* [EXERCISE]:
Below this sentence is a listing; return exactly its lines from the one with "diff --git a/transformer-explainability_amd/vit.py" to the one with "return self.add2([x1, self.mlp(n)])", both kept, and nothing more.

******************************

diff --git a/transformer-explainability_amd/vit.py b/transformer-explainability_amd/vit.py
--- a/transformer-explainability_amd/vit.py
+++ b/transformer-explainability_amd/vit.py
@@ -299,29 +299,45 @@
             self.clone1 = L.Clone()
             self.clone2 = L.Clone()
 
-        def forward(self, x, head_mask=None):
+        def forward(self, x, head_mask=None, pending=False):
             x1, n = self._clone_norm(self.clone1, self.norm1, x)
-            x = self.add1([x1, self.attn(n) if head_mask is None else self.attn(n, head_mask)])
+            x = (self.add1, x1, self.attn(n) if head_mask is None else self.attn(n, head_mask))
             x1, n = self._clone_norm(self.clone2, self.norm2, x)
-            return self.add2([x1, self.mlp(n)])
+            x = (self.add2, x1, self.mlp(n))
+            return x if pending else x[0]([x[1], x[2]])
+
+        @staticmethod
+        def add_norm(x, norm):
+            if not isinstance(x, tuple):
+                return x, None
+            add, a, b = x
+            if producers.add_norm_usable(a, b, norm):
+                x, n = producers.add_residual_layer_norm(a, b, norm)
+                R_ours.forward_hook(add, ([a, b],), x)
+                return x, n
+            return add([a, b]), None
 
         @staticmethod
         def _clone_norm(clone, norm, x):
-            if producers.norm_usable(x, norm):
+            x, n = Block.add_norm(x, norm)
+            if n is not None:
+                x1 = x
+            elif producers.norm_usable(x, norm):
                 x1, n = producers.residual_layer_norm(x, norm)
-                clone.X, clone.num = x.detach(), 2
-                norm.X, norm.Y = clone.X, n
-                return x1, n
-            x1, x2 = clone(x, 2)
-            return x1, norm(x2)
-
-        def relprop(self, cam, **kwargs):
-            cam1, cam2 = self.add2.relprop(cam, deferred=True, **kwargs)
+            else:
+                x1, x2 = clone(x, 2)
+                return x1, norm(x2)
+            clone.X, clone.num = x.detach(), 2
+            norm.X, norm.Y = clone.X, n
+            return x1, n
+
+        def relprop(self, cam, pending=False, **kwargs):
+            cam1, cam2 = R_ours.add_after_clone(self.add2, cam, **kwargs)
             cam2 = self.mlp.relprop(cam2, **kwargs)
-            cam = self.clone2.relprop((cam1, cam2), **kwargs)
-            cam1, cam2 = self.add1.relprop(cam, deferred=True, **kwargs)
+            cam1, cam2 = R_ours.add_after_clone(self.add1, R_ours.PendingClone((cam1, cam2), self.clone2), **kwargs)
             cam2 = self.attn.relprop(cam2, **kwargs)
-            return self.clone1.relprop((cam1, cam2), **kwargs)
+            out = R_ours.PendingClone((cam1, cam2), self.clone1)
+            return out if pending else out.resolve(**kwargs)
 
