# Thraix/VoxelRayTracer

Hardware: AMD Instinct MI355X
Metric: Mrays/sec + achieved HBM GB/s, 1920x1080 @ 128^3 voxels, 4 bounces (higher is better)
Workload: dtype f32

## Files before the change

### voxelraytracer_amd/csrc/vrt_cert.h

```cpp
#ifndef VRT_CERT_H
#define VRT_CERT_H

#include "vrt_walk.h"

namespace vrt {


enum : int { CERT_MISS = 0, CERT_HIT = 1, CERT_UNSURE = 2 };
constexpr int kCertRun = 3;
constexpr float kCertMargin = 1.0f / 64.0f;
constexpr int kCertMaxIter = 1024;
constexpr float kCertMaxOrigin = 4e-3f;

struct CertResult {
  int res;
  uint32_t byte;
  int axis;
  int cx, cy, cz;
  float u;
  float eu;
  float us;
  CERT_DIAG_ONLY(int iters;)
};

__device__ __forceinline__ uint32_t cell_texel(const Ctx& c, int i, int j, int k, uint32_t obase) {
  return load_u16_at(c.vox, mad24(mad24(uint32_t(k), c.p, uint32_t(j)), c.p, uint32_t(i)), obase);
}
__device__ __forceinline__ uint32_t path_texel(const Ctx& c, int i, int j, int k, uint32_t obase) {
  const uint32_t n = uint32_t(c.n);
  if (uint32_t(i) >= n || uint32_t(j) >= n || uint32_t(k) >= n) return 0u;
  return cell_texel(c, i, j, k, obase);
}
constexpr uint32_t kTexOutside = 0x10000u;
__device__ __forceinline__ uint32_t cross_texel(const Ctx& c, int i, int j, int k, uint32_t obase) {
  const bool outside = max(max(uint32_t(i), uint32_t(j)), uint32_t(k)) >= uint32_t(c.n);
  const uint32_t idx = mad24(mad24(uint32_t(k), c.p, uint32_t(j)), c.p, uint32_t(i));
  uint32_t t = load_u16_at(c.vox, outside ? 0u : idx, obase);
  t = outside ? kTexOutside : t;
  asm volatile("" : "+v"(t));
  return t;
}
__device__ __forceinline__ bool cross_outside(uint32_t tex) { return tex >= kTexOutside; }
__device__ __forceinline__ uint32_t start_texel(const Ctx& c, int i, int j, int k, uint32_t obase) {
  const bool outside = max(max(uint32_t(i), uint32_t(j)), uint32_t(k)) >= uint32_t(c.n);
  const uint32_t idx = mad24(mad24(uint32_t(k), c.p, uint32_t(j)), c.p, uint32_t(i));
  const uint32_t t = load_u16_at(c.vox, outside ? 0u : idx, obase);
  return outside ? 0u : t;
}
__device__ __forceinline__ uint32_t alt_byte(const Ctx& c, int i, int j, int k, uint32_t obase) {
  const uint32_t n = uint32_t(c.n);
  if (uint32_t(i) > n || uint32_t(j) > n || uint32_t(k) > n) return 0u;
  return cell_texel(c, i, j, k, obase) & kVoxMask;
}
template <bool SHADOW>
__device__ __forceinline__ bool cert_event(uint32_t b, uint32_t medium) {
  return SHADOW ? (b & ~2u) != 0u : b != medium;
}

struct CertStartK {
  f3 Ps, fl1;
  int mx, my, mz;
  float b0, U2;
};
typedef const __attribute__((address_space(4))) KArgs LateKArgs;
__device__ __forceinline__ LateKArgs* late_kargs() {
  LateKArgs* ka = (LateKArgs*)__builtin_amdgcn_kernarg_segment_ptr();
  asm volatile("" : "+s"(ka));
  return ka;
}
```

******************************

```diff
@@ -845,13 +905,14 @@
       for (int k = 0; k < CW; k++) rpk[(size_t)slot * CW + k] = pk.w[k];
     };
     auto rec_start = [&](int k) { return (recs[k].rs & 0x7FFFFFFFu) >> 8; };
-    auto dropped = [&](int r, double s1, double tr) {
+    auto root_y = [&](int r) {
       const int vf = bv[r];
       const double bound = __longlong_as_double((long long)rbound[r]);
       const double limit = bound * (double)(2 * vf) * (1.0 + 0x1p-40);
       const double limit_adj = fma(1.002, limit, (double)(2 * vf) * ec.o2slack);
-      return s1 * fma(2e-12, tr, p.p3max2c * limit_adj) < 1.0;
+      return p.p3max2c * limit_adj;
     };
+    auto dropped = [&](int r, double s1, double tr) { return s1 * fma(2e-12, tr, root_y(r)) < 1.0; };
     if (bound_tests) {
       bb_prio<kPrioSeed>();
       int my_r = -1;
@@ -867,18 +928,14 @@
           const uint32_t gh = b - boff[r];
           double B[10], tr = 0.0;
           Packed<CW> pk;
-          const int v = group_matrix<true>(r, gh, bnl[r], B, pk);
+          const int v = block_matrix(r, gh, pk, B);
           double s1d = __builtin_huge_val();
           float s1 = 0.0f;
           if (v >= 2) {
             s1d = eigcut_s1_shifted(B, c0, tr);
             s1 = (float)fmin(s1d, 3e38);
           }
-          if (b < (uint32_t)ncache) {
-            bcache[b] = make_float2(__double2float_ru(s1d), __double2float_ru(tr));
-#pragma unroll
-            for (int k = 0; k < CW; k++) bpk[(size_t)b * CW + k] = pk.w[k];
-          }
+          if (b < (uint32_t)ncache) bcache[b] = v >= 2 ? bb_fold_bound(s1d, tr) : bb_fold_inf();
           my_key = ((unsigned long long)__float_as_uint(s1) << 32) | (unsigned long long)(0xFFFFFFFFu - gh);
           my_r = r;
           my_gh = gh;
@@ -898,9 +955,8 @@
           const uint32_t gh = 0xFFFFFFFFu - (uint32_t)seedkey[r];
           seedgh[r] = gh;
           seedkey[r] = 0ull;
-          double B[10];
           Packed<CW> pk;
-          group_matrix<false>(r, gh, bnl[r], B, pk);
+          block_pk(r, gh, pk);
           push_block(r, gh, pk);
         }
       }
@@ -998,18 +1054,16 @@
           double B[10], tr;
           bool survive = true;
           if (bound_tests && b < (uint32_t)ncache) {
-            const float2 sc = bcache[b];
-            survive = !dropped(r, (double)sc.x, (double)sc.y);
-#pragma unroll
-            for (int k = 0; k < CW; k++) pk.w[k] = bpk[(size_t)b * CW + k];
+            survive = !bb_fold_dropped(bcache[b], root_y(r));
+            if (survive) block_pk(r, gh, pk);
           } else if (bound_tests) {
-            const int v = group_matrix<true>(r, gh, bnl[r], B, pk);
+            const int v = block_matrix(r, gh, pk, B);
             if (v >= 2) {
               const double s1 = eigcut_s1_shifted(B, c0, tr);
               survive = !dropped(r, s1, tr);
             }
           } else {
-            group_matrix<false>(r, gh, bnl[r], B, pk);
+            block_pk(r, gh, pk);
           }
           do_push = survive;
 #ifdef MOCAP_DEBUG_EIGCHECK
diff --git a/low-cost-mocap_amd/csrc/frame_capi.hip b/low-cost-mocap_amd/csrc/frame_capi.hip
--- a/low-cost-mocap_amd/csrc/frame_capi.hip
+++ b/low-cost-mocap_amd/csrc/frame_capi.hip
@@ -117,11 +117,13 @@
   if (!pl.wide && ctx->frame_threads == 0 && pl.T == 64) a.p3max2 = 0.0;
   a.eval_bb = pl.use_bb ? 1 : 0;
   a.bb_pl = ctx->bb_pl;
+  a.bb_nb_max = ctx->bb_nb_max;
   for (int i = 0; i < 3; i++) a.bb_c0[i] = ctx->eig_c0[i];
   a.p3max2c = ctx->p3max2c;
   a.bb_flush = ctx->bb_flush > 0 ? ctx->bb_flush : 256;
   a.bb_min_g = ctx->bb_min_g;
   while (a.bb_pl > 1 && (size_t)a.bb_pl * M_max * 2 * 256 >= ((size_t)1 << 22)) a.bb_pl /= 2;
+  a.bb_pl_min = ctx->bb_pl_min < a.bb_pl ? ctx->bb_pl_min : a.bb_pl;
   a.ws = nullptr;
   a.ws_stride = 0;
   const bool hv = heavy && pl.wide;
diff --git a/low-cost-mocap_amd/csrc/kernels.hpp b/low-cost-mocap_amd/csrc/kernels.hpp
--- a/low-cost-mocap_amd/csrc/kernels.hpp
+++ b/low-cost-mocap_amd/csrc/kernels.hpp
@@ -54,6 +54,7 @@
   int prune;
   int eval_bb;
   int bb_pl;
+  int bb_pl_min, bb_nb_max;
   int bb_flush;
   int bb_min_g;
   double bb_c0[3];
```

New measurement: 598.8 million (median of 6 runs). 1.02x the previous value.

******************************

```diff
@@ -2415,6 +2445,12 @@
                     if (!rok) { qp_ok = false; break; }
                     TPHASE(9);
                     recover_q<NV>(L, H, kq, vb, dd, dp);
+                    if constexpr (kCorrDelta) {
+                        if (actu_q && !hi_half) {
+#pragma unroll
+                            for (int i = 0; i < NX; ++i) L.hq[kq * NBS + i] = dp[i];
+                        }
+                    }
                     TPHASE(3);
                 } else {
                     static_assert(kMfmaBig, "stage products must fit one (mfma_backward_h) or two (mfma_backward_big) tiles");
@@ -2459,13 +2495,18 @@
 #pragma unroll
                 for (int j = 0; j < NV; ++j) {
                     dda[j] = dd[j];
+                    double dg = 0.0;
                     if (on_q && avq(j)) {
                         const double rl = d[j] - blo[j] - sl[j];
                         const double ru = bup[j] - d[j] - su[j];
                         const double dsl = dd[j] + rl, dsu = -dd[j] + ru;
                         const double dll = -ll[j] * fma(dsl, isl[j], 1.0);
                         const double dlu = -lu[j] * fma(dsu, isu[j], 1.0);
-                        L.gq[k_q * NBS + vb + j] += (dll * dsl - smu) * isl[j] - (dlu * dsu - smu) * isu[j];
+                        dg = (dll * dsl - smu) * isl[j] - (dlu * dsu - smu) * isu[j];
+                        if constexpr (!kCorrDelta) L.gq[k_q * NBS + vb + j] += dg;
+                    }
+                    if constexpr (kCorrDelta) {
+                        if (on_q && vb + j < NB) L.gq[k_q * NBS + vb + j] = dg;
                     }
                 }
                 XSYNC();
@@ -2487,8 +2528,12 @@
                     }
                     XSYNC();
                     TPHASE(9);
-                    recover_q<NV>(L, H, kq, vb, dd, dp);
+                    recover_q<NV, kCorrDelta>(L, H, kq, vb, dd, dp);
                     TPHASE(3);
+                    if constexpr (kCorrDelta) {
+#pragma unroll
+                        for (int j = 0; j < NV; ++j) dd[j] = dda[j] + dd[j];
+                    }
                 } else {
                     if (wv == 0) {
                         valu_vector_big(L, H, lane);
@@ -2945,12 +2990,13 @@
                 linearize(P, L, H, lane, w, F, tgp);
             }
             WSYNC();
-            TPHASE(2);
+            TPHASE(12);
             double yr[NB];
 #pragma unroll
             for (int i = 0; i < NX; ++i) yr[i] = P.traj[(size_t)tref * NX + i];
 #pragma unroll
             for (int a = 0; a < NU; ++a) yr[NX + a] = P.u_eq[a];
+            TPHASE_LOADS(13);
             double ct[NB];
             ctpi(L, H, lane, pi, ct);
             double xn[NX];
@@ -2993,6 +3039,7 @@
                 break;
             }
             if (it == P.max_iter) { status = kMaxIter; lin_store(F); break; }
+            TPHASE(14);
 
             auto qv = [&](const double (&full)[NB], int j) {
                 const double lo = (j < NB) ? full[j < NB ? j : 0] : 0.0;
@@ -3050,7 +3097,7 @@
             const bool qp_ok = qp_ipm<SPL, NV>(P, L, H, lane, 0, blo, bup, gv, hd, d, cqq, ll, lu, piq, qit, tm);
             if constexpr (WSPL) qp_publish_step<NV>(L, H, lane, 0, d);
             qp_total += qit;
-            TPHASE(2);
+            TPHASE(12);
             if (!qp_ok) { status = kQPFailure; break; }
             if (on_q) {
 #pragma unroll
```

******************************

* [OUTPUT FOR THIS EXERCISE]:
diff --git a/transformer-explainability_amd/vit.py b/transformer-explainability_amd/vit.py
--- a/transformer-explainability_amd/vit.py
+++ b/transformer-explainability_amd/vit.py
@@ -299,29 +299,45 @@
             self.clone1 = L.Clone()
             self.clone2 = L.Clone()
 
-        def forward(self, x, head_mask=None):
+        def forward(self, x, head_mask=None, pending=False):
             x1, n = self._clone_norm(self.clone1, self.norm1, x)
-            x = self.add1([x1, self.attn(n) if head_mask is None else self.attn(n, head_mask)])
+            x = (self.add1, x1, self.attn(n) if head_mask is None else self.attn(n, head_mask))
             x1, n = self._clone_norm(self.clone2, self.norm2, x)
-            return self.add2([x1, self.mlp(n)])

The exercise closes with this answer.